In other words, MCP is ideal when the caller is an agent platform. Direct HTTP is often simpler when the caller is your own service code.
Detailed host setup
Use MCP Client Setup for:
- Claude Code one-liners and HTTP transport
- Codex CLI one-liners and
~/.codex/config.toml - Claude Desktop config paths
- Cursor, Windsurf, and Cline JSON examples
- Continue YAML examples
- local embedded and fastcrw.com cloud config variants side by side
Verify Installation
echo '{"jsonrpc":"2.0","id":1,"method":"initialize","params":{"clientInfo":{"name":"test"},"protocolVersion":"2024-11-05"}}' \
| crw-mcp 2>/dev/null
Expected:
{
"jsonrpc": "2.0",
"id": 1,
"result": {
"protocolVersion": "2024-11-05",
"capabilities": {"tools": {}},
"serverInfo": {"name": "crw-mcp", "version": "<current>"}
}
}
How It Works
Embedded mode (default):
AI Assistant → stdin (JSON-RPC 2.0) → crw-mcp [scraping engine] → Web pages
Proxy mode:
AI Assistant → stdin (JSON-RPC 2.0) → crw-mcp → HTTP → crw-server → Web pages
HTTP transport:
AI Assistant → HTTP POST (JSON-RPC 2.0) → crw-server /mcp → Web pages
In embedded mode, the scraping engine runs in-process with zero overhead. In proxy mode, tool calls are forwarded over HTTP. The HTTP transport calls crw-server functions directly.

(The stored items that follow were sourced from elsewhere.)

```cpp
// ... 182 lines not shown
      const int lane = (int)(q & 63);
      long u = q >> 6;
      const int kk = (int)(u % (kc / 16)); u /= (kc / 16);
      const int tap = (int)(u % taps);
      const int rt = (int)(u / taps);
      const int row = rt * 32 + (lane & 31), k0 = kk * 16 + (lane >> 5) * 8;
      bf16x8 o;
#pragma unroll
      for (int j = 0; j < 8; j++) {
        const int k = k0 + j;
        const long cp = d.cin_pitch > 0 ? d.cin_pitch : d.Cin;
        o[j] = f2bf(prep_ld<SC>(isf ? d.w[((long)tap * cp + k) * d.Cout + row] : d.w[((long)(taps - 1 - tap) * cp + row) * d.Cout + k], sg));
      }
      *reinterpret_cast<bf16x8*>(dst + q * 8) = o;
    }
  } else if (d.kind == 5) {
    const bool isf = b < t.nwf[e];
    const long q = (long)(isf ? b : b - t.nwf[e]) * 256 + threadIdx.x;
    const long nchunk = 2L * d.Cin * d.Cout;
    if (q < nchunk) {
      const int lane = (int)(q & 63), r = lane & 31, hh = lane >> 5;
      long u = q >> 6;
      bf16x8 o;
      if (isf) {
        const int kk = (int)(u & 3); u >>= 2;
        const int tap = (int)(u & 15); u >>= 4;
        const int nch = d.Cin >> 6;
        const int chunk = (int)(u % nch), co = (int)(u / nch) * 32 + r;
        int h0, h1, w0, w1;
        up_range_S(tap >> 2, h0, h1);
// ... 76 lines not shown
    }
  }
}


static inline int prep_table_fill(PrepTable& t, const gank_prep_desc* table, int count, int base_index) {
  t = PrepTable{};
  t.count = count;
  int blocks = 0;
  for (int i = 0; i < t.count; i++) {
    const gank_prep_desc& d = table[i];
    const bool ok = d.w && (d.wf || d.wd) && d.ksize >= 1 && d.Cin > 0 && d.Cout > 0;
    if (!ok) { gank_set_error("prep_weights_batched: bad entry %d", base_index + i); return -1; }
    const bool kind_ok = d.kind == 0 || ((d.kind == 1 || d.kind == 2) && d.ksize == 3 && d.wf && d.wd) ||
                         (d.kind == 4 && d.Cin % 32 == 0 && d.Cout % 32 == 0 && (d.cin_pitch == 0 || d.cin_pitch >= d.Cin)) ||
                         (d.kind == 5 && d.ksize == 3 && d.wf && d.wd && d.Cin % 64 == 0 && d.Cout % 32 == 0);
    if (!kind_ok) {
      gank_set_error("prep_weights_batched: entry %d: kind %d needs ksize 3 and both outputs (1, 2, 5) / channels %% 32 == 0 (4) / Cin %% 64 == 0 (5)", base_index + i, d.kind);
      return -1;
    }
    t.d[i] = d;
    const int taps = d.ksize * d.ksize;
    int nwf = d.wf ? (roundup(taps * d.Cin, 64) / 64) * (roundup(d.Cout, 32) / 32) : 0;
    int nwd = d.wd ? cdiv((long)roundup(d.Cin, 32) * roundup(taps * d.Cout, 64), 2048) : 0;
    if (d.kind == 1 || d.kind == 2) {
      t.up[i] = d.kind == 1 ? prep_up_args(1, d.w, d.wf, d.wd, d.Cin, d.Cout) : prep_up_args(2, d.w, d.wd, d.wf, d.Cin, d.Cout);
      const PrepUpSplit sp = prep_up_split(t.up[i], d.kind);
      nwf = sp.ntiles;
      nwd = sp.nelem;
    }
    if (d.kind == 5) nwf = nwd = cdiv(2L * d.Cin * d.Cout, 256);
    if (d.kind == 4) {
      nwf = d.wf ? cdiv((long)d.Cout * taps * d.Cin / 8, 256) : 0;
      nwd = d.wd ? cdiv((long)d.Cin * taps * d.Cout / 8, 256) : 0;
    }
    t.first_block[i] = blocks;
    t.nwf[i] = nwf;
    blocks += nwf + nwd;
  }
  t.first_block[t.count] = blocks;
  return blocks;
}
```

Protocol version: 2024-11-05
Operational Notes
- Keep MCP tool descriptions tight so the agent knows when to use
mapversusscrape. - Start with read-only scraping tools before exposing anything more complex in the same MCP server.
- Log tool usage separately from downstream agent reasoning so debugging stays tractable.
Common Mistakes
- Registering ambiguous tool descriptions that do not explain when to use
mapversusscrape. - Mixing operational secrets and agent prompts in the same configuration surface.
- Assuming MCP replaces deployment or auth decisions; it only standardizes the tool interface.